I'll mostly go in for the AMD counterpart mainly because Core i5 is a bit expensive and the upgradability factor of Socket 1156,

One last thing, how good is this mainboard, MSI 790GX-G65 [HDMI], I need bit of a future proof board mainly, Which would be the best one for around 8-9K,

Whats the difference between 790GX and 790FX?

And would a Nvidia 750i or 980i chipset be better than AMD's 790 Chipset?


----------



## coderunknown (Feb 19, 2010)

Xccentricity said:


> Ok,
> 
> I'll mostly go in for the AMD counterpart mainly because Core i5 is a bit expensive and the upgradability factor of Socket 1156,
> 
> ...



its full ATX with crossfire compatibility. 

790GX have onboard graphics. i wil call best onboard graphics. & its dual Pcie X 16 runs at X8+X8 when both are filled. 790FX have no onboard graphics. & its Pcie X 16 slots run at X16+X16 or X8+X8+X8+X8 i.e. 4 graphics card same time if enough slots available.

750i is old. too old. & not AM3. not sure about 980i though.


----------



## sam9s (Feb 19, 2010)

Xccentricity said:


> So I'm a bit out of touch with the latest CPU's and Chipsets available,
> 
> My budget is between Rs.30,000-Rs.40,000,
> 
> ...



I have not read the entire thread just replying reading your query and the point that you would be using the system for A/V encoading and CAD. Reason.... even I am also a lot in to A/V encoading and DVD authorizing, desigining and all. Just pure hobbie and nothing else. I love to work on 3D Studio max and Photoshop and do all my DV capturing on my PC and then create fully customizable DVDs with menus music etc.
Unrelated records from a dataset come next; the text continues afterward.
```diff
diff --git a/mobocmf_amd/_lib.py b/mobocmf_amd/_lib.py
--- a/mobocmf_amd/_lib.py
+++ b/mobocmf_amd/_lib.py
@@ -13,8 +13,10 @@
     _fields_ = [("struct_size", ctypes.c_uint32), ("small_gemm_max", ctypes.c_int32), ("small_panel_max", ctypes.c_int32),
                 ("tile_rows", ctypes.c_int32), ("pair_mode", ctypes.c_int32), ("mid_gemm_max", ctypes.c_int32),
                 ("mid_gemm_waves", ctypes.c_int32), ("syrk_workgroups", ctypes.c_int32), ("sparse_backward", ctypes.c_int32),
-                ("potrf_cols", ctypes.c_int32)]
-    KNOBS = tuple(n for n, _ in _fields_[1:])
+                ("potrf_cols", ctypes.c_int32), ("syrk_tile_rows", ctypes.c_int32)]
+    KNOBS = tuple(n for n, _ in _fields_[1:10])
+    KNOBS_APPENDED = tuple(n for n, _ in _fields_[10:])
+    ALL_KNOBS = KNOBS + KNOBS_APPENDED
 
     def copy(self):
         t = Tuning()
diff --git a/mobocmf_amd/csrc/api.hip b/mobocmf_amd/csrc/api.hip
--- a/mobocmf_amd/csrc/api.hip
+++ b/mobocmf_amd/csrc/api.hip
@@ -1,6 +1,6 @@
 #include "common.h"
 
-static const mobocmf_tuning kDefaultTuning = {(uint32_t)sizeof(mobocmf_tuning), 384, 512, 0, 0, 1024, 32, 0, 1, 0};
+static const mobocmf_tuning kDefaultTuning = {(uint32_t)sizeof(mobocmf_tuning), 384, 512, 0, 0, 1024, 32, 0, 1, 0, 0};
 static thread_local const mobocmf_tuning* t_tuning = nullptr;
 static thread_local void* const* t_probe = nullptr;
 const mobocmf_tuning& tune() { return t_tuning ? *t_tuning : kDefaultTuning; }
@@ -11,7 +11,8 @@
            t->pair_mode >= 0 && t->pair_mode <= 2 && t->mid_gemm_max >= 0 && t->mid_gemm_max <= 4096 &&
            (t->mid_gemm_waves == 4 || t->mid_gemm_waves == 8 || t->mid_gemm_waves == 32) &&
            (t->syrk_workgroups == 0 || (t->syrk_workgroups >= 16 && t->syrk_workgroups <= 4096)) &&
-           (t->sparse_backward == 0 || t->sparse_backward == 1) && (t->potrf_cols == 0 || t->potrf_cols == 1 || t->potrf_cols == 4);
+           (t->sparse_backward == 0 || t->sparse_backward == 1) && (t->potrf_cols == 0 || t->potrf_cols == 1 || t->potrf_cols == 4) &&
+           (t->syrk_tile_rows == 0 || t->syrk_tile_rows == 64 || t->syrk_tile_rows == 128);
 }
 TuneScope::TuneScope(const mobocmf_tuning* t, void* const* probe) : prev_t(t_tuning), prev_p(t_probe) {
     t_tuning = t;
@@ -64,31 +65,43 @@
     return g;
 }
 
-int syrk_splitk(int Mp, int64_t Np, int* sD) {
+static int syrk_tile_rows(int Mp, int64_t Np) {
+    const int t = tune().syrk_tile_rows;
+    if (t == 64 || t == TILE) return t;
+    (void)Mp;
+    return Np <= 32768 ? 64 : TILE;
+}
+static void syrk_slices(int64_t nF, int64_t nD, int64_t ksteps, int cap, int budget, double share, int* bF, int* bD) {
+    double best = 1e30;
+    *bF = 1; *bD = 1;
+    for (int f = 1; f <= cap; ++f)
+        for (int d = 1; d <= f; ++d) {
+            if (nF * f + nD * d > budget) break;
+            const double cf = (double)((ksteps + f - 1) / f), cd = share * (double)((ksteps + d - 1) / d);
+            double c = cf > cd ? cf : cd;
+            if ((f & 7) || (d & 7)) c *= 1.10;
+            c += 1e-3 * (f + d);
+            if (c < best) { best = c; *bF = f; *bD = d; }
+        }
+}
+int syrk_splitk(int Mp, int64_t Np, int* sD, int* rm_out = nullptr) {
     const int nrb = Mp / TILE;
     const int64_t nF = (int64_t)nrb * (nrb - 1) / 2, nD = nrb, ksteps = Np / 16;
     int cap = (int)(ksteps / 8);
     if (cap > 128) cap = 128;
     if (cap < 1) cap = 1;
+    const int rm = syrk_tile_rows(Mp, Np);
+    if (rm_out) *rm_out = rm;
     *sD = 0;
     if (nF == 0) {
         int sk = 512 < cap ? 512 : cap;
         if (sk >= 8) sk &= ~7;
         return sk;
     }
-    int budget = tune().syrk_workgroups;
-    if (budget <= 0) budget = Np <= 16384 ? 256 : 512;
-    double best = 1e30;
+    const int forced = tune().syrk_workgroups;
     int bF = 1, bD = 1;
-    for (int f = 1; f <= cap; ++f)
-        for (int d = 1; d <= f; ++d) {
-            if (nF * f + nD * d > budget) break;
-            const double cf = (double)((ksteps + f - 1) / f), cd = 0.625 * (double)((ksteps + d - 1) / d);
-            double c = cf > cd ? cf : cd;
-            if ((f & 7) || (d & 7)) c *= 1.10;
-            c += 1e-3 * (f + d);
-            if (c < best) { best = c; bF = f; bD = d; }
-        }
+    syrk_slices(nF, nD, ksteps, cap, forced > 0 ? forced : (Np <= 16384 ? 256 : 512), 0.625, &bF, &bD);
+    if (rm == 64) syrk_slices(2 * nF, 2 * nD, ksteps, bF, forced > 0 ? forced : 512, 0.625, &bF, &bD);
     *sD = bD;
     return bF;
 }
@@ -104,7 +117,7 @@
     ga.bscale = w; ga.lower_out = 1; ga.sym_out = 1; ga.slab_stride = mm; ga.skip_if_zero = skip;
     ga.kact = kact;
     int sD = 0;
-    const int sF = syrk_splitk(Mp, Np, &sD);
+    const int sF = syrk_splitk(Mp, Np, &sD, &ga.rm);
     const int nsl = gemm_nt_slabs(ga, sF);
     if (gemm_nt_is_small(ga) && !skip) {
         ga.C = H; ga.ldc = Mp; ga.sym_full = 1;
@@ -121,7 +134,7 @@
     GemmArgs ga = gemm_args(A, lda, A, lda, slabs, Mp, Mp, Mp, Np, TRI_NONE, 1.0);
     ga.bscale = w; ga.lower_out = 1; ga.sym_out = 1; ga.slab_stride = mm;
     int sD = 0;
-    const int sF = syrk_splitk(Mp, Np, &sD);
+    const int sF = syrk_splitk(Mp, Np, &sD, &ga.rm);
     const int nsl = gemm_nt_slabs(ga, sF);
     if (gemm_nt_is_small(ga)) {
         ga.C = H; ga.ldc = Mp; ga.sym_full = 1;
diff --git a/mobocmf_amd/csrc/gemm_f64.hip b/mobocmf_amd/csrc/gemm_f64.hip
--- a/mobocmf_amd/csrc/gemm_f64.hip
+++ b/mobocmf_amd/csrc/gemm_f64.hip
@@ -83,8 +83,9 @@
 #endif
 
 template <bool B_T, bool TRI, int EPI, int RM>
-__global__ __launch_bounds__(256, RM == 64 ? 3 : 2) void gemm_f64_kernel(GemmArgs g, int nrb, int64_t ncb, int splitk, int pair) {
-    static_assert(RM == 128 || (RM == 64 && !B_T), "tile heights: 128, or 64 for the A B form");
+__global__ __launch_bounds__(256, (RM == 64 && !B_T) ? 3 : 2) void gemm_f64_kernel(GemmArgs g, int nrb, int64_t ncb, int splitk, int pair) {
+    static_assert(RM == 128 || RM == 64, "tile heights: 128 or 64");
+    static_assert(!(RM == 64 && B_T) || (!TRI && EPI == EPI_STORE), "64-row A B^T tiles: the k-sliced symmetric product only");
     constexpr int MT = RM / 32;
     constexpr int A_ELEMS = RM * BK;
     constexpr int STAGE_ELEMS = A_ELEMS + TILE_ELEMS;
@@ -106,7 +107,38 @@
     }
     int rb, z = 0, sk_eff = splitk;
     int64_t cb;
-    if (g.batched) {
+    int64_t a_row_base = -1;
+    int a_row_r1 = 32;
+    if constexpr (RM == 64 && B_T) {
+        const int n128 = nrb >> 1;
+        const int64_t nF = (int64_t)n128 * (n128 - 1), nblkF = nF * splitk;
+        const bool diag = id >= nblkF;
+        const int64_t id2 = diag ? id - nblkF : id, nT = diag ? nrb : nF;
+        sk_eff = diag ? g.splitk_diag : splitk;
+        int64_t t;
+        if ((sk_eff & 7) == 0 && (nblkF & 7) == 0) {
+            const int64_t xcd = id2 & 7, seq = id2 >> 3;
+            t = seq % nT;
+            z = (int)((seq / nT) * 8 + xcd);
+        } else {
+            t = id2 % nT;
+            z = (int)(id2 / nT);
+        }
+        if (z >= sk_eff) return;
+        if (diag) {
+            const int h = (int)(t & 1);
+            rb = (int)t;
+            cb = t >> 1;
+            a_row_base = cb * BN + 32 * h;
+            a_row_r1 = 96 - 64 * h;
+        } else {
+            const int64_t p = t >> 1;
+            int r = 1;
+            while ((int64_t)r * (r + 1) / 2 <= p) ++r;
+            rb = 2 * r + (int)(t & 1);
+            cb = p - (int64_t)r * (r - 1) / 2;
+        }
+    } else if (g.batched) {
         z = blockIdx.z;
         cb = id / nrb;
         rb = nrb - 1 - (int)(id % nrb);
@@ -166,7 +198,7 @@
         }
         rb = pair ? sl : nrb - 1 - sl;
     }
-    if (g.lower_out && cb > rb) return;
+    if (g.lower_out && cb * BN > (int64_t)rb * RM) return;
 
     const double* A = g.A;
     const double* B = g.B;
@@ -217,7 +249,8 @@
         double* As = lds + buf * STAGE_ELEMS;
         double* Bs = As + A_ELEMS;
 #pragma unroll
-        for (int r = 0; r < RM / 32; ++r) glds16(Ag + (int64_t)(32 * r) * g.lda + k, As + (r * 4 + wave) * 128);
+        for (int r = 0; r < RM / 32; ++r)
+            glds16(Ag + (int64_t)((RM == 64 && B_T ? a_row_r1 : 32) * r) * g.lda + k, As + (r * 4 + wave) * 128);
         if (B_T) {
 #pragma unroll
             for (int r = 0; r < 4; ++r) glds16(Bg + (int64_t)(32 * r) * g.ldb + k, Bs + (r * 4 + wave) * 128);
@@ -305,7 +338,7 @@
             k1 = e < k1 ? e : k1;
         }
     }
-    const double* Ag = Ag0 + (int64_t)rb * RM * g.lda;
+    const double* Ag = Ag0 + (a_row_base >= 0 ? a_row_base : (int64_t)rb * RM) * g.lda;
 
     v4f64 acc[MT][4];
 #pragma unroll
@@ -406,6 +439,14 @@
         __builtin_amdgcn_sched_barrier(0);                                                                  \
         MMA16(1, 1) MMA16(2, 2) MMA16(3, 3)                                                                 \
         __builtin_amdgcn_sched_barrier(0);
+#define KSTEP_SYM64(J0, J1)                                                                                 \
+        LOAD_B16                                                                                            \
+        LOAD_A16(0)                                                                                         \
+        STAGE_NEXT                                                                                          \
+        LOAD_A16(1)                                                                                         \
+        __builtin_amdgcn_sched_barrier(0);                                                                  \
+        MMA16(0, J0) MMA16(1, J1)                                                                           \
+        __builtin_amdgcn_sched_barrier(0);
 #define STAGE_LOOP(KT0, KT1, COND, BODY)                                                                    \
     for (int64_t kt = (KT0); kt < (KT1); ++kt) {                                                            \
         const int buf = (int)(kt & 1);                                                                      \
@@ -447,7 +488,21 @@
         STAGE_LOOP(d1, nk, 1, KSTEP_STD(MMA_IF))
     } else {
         bool done = false;
-        if constexpr (B_T) {
+        if constexpr (B_T && RM == 64) {
+            if (a_row_base >= 0) {
+                const int role = __builtin_amdgcn_readfirstlane(((rb & 1) << 1) | (wave == 1 ? 1 : 0));
+                if (role == 0) {
+                    STAGE_LOOP(0, nk, 0, KSTEP_SYM64(1, 4))
+                } else if (role == 1) {
+                    STAGE_LOOP(0, nk, 0, KSTEP_SYM64(0, 3))
+                } else if (role == 2) {
+                    STAGE_LOOP(0, nk, 0, KSTEP_SYM64(2, 3))
+                } else {
+                    STAGE_LOOP(0, nk, 0, KSTEP_SYM64(1, 2))
+                }
+                done = true;
+            }
+        } else if constexpr (B_T) {
             if (g.sym_out && g.lower_out && rb == cb) {
                 const int wave_u = __builtin_amdgcn_readfirstlane(wave);
                 if (wave_u == 1) {
@@ -467,6 +522,7 @@
 #undef STAGE_NEXT
 #undef KSTEP_LE
 #undef KSTEP_LT
+#undef KSTEP_SYM64
 #undef MMA_IF
 #undef MMA_ALL
 #undef LOAD_A16
@@ -475,7 +531,7 @@
 
     STAMP(4 + 4 * part);
 
-    const int64_t row0 = (int64_t)rb * RM + wr * 16 + lk;
+    const int64_t row0 = (a_row_base >= 0 ? a_row_base : (int64_t)rb * RM) + wr * 16 + lk;
     const int64_t col0 = cb * BN + (B_T ? wc * 16 + li : wc * 64 + 2 * li);
     const int ccol = B_T ? wc * 16 + li : wc * 64 + 2 * li;
 #define COLOFF(nt) (B_T ? (nt) * 32 : ((nt) >> 1) * 32 + ((nt) & 1))
@@ -579,7 +635,7 @@
 #define STORE_TILE(ST, ST2, ACCUM)                                                                          \
     {                                                                                                       \
         double* cp = C + row0 * g.ldc + col0;                                                               \
-        const int64_t step4 = 4 * g.ldc, step_mt = 32 * g.ldc - 16 * g.ldc;                                 \
+        const int64_t step4 = 4 * g.ldc, step_mt = ((RM == 64 && B_T ? a_row_r1 : 32) - 16) * g.ldc;        \
         _Pragma("unroll") for (int mt = 0; mt < MT; ++mt) {                                                \
             _Pragma("unroll") for (int r = 0; r < 4; ++r) {                                                \
                 if (B_T) {                                                                                  \
@@ -622,7 +678,8 @@
 static int launch_small_gemm(const GemmArgs& g, bool B_T, hipStream_t s);
 
 static int tile_rows(const GemmArgs& g, bool B_T, int splitk) {
-    if (B_T || splitk > 1 || g.batched || g.lower_out || g.zlayers > 1) return BM;
+    if (B_T) return (g.rm == 64 && splitk > 1 && g.sym_out && g.lower_out && !g.batched && g.zlayers <= 1 && g.epi == EPI_STORE) ? 64 : BM;
+    if (splitk > 1 || g.batched || g.lower_out || g.zlayers > 1) return BM;
     if (g.rm == 64 || g.rm == BM) return g.rm;
     if (!(g.tri & (TRI_LOWER_A | TRI_UPPER_A))) return BM;
     const int64_t pairs128 = (int64_t)((g.Mr / BM + 1) / 2) * (g.Nc / BN);
@@ -657,6 +714,10 @@
     if (g.batched) {
         grid = dim3((unsigned)(nrb * ncb), 1, (unsigned)(g.batched * (g.zlayers > 1 ? g.zlayers : 1)));
         splitk = 1;
+    } else if (splitk > 1 && B_T && rm == 64) {
+        if (g.splitk_diag <= 0 || g.splitk_diag > splitk) g.splitk_diag = splitk;
+        const int64_t n128 = nrb / 2, nblk = n128 * (n128 - 1) * splitk + (int64_t)nrb * g.splitk_diag;
+        grid = dim3((unsigned)(g.dual_flag ? 2 * nblk : nblk), 1, 1);
     } else if (splitk > 1) {
         int64_t ntile = g.lower_out ? (int64_t)nrb * (nrb + 1) / 2 : (int64_t)nrb * ncb;
         if (g.lower_out && g.splitk_diag > 0) ntile = 0;
@@ -675,7 +736,8 @@
 #define LAUNCH(BT, TR, EP, RM_) hipLaunchKernelGGL((gemm_f64_kernel<BT, TR, EP, RM_>), grid, dim3(256), 0, s, g, nrb, ncb, splitk, pair)
     if (B_T) {
         if (g.epi != EPI_STORE) return MOBOCMF_BAD_ARG;
-        LAUNCH(true, false, EPI_STORE, 128);
+        if (rm == 64) LAUNCH(true, false, EPI_STORE, 64);
+        else LAUNCH(true, false, EPI_STORE, 128);
     } else if (rm == 64) {
         if (g.epi == EPI_COLSTATS) LAUNCH(false, true, EPI_COLSTATS, 64);
         else if (g.epi == EPI_DA) LAUNCH(false, true, EPI_DA, 64);
diff --git a/mobocmf_amd/functional.py b/mobocmf_amd/functional.py
--- a/mobocmf_amd/functional.py
+++ b/mobocmf_amd/functional.py
@@ -114,7 +114,7 @@
 def _set_default(**kw):
     t = _default_tuning()
     for k, v in kw.items():
-        assert k in _lib.Tuning.KNOBS, k
+        assert k in _lib.Tuning.ALL_KNOBS, k
         setattr(t, k, int(v))
 
 
@@ -123,7 +123,7 @@
     prev = getattr(_tuning_tls, "override", None)
     t = current_tuning()
     for k, v in kw.items():
-        if k not in _lib.Tuning.KNOBS:
+        if k not in _lib.Tuning.ALL_KNOBS:
             raise TypeError("unknown tuning knob %r" % k)
         setattr(t, k, int(v))
     _tuning_tls.override = t
@@ -1468,6 +1468,12 @@
     _set_default(syrk_workgroups=n)
 
 
+def set_syrk_tile_rows(rows=0):
+    if int(rows) not in (0, 64, 128):
+        raise _lib.MobocmfError("set_syrk_tile_rows: 0 | 64 | 128")
+    _set_default(syrk_tile_rows=rows)
+
+
 def set_sparse_backward(on=True):
     _set_default(sparse_backward=1 if on else 0)
 
```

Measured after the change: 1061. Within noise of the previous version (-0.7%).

With the experience on the confirurations I have delt with I would like to chip in few of my suggestions.

*1. Processor ::* Since you would be using it for encoading n CAD its VERY important to get a fast, good processor with load of cache that has a better architcure. I would suggest Core i7 code name Bloomefield. That is top of the line proc for Nehalams architecture. I would suggest you to refrain from AMD Phenome and Core i5 (Lynfield) all together. simply because of the few facts.. (these facts might not be of any use to a casual user or even a heavy gamer BUT makes a difference who would be in to some heavy A/V encoading and CAD)

*a*. i7 has integrated triple-channel DDR3 memory controller as against to i5 which has conventional two
*b*. i7 has 4 cores+hyperthreading. i5 does not have Hyperthreading (has 4 cores though)
*c*. i7 has QPI and on die mem controller meaning any PCIe intensive application (like any rendering programm or CAD as well) would be benifitted

apart from this the basic architecture or i7 is far ahead than Phenome. Below is Just a benckmark for video encoading done with different processors. See and decide.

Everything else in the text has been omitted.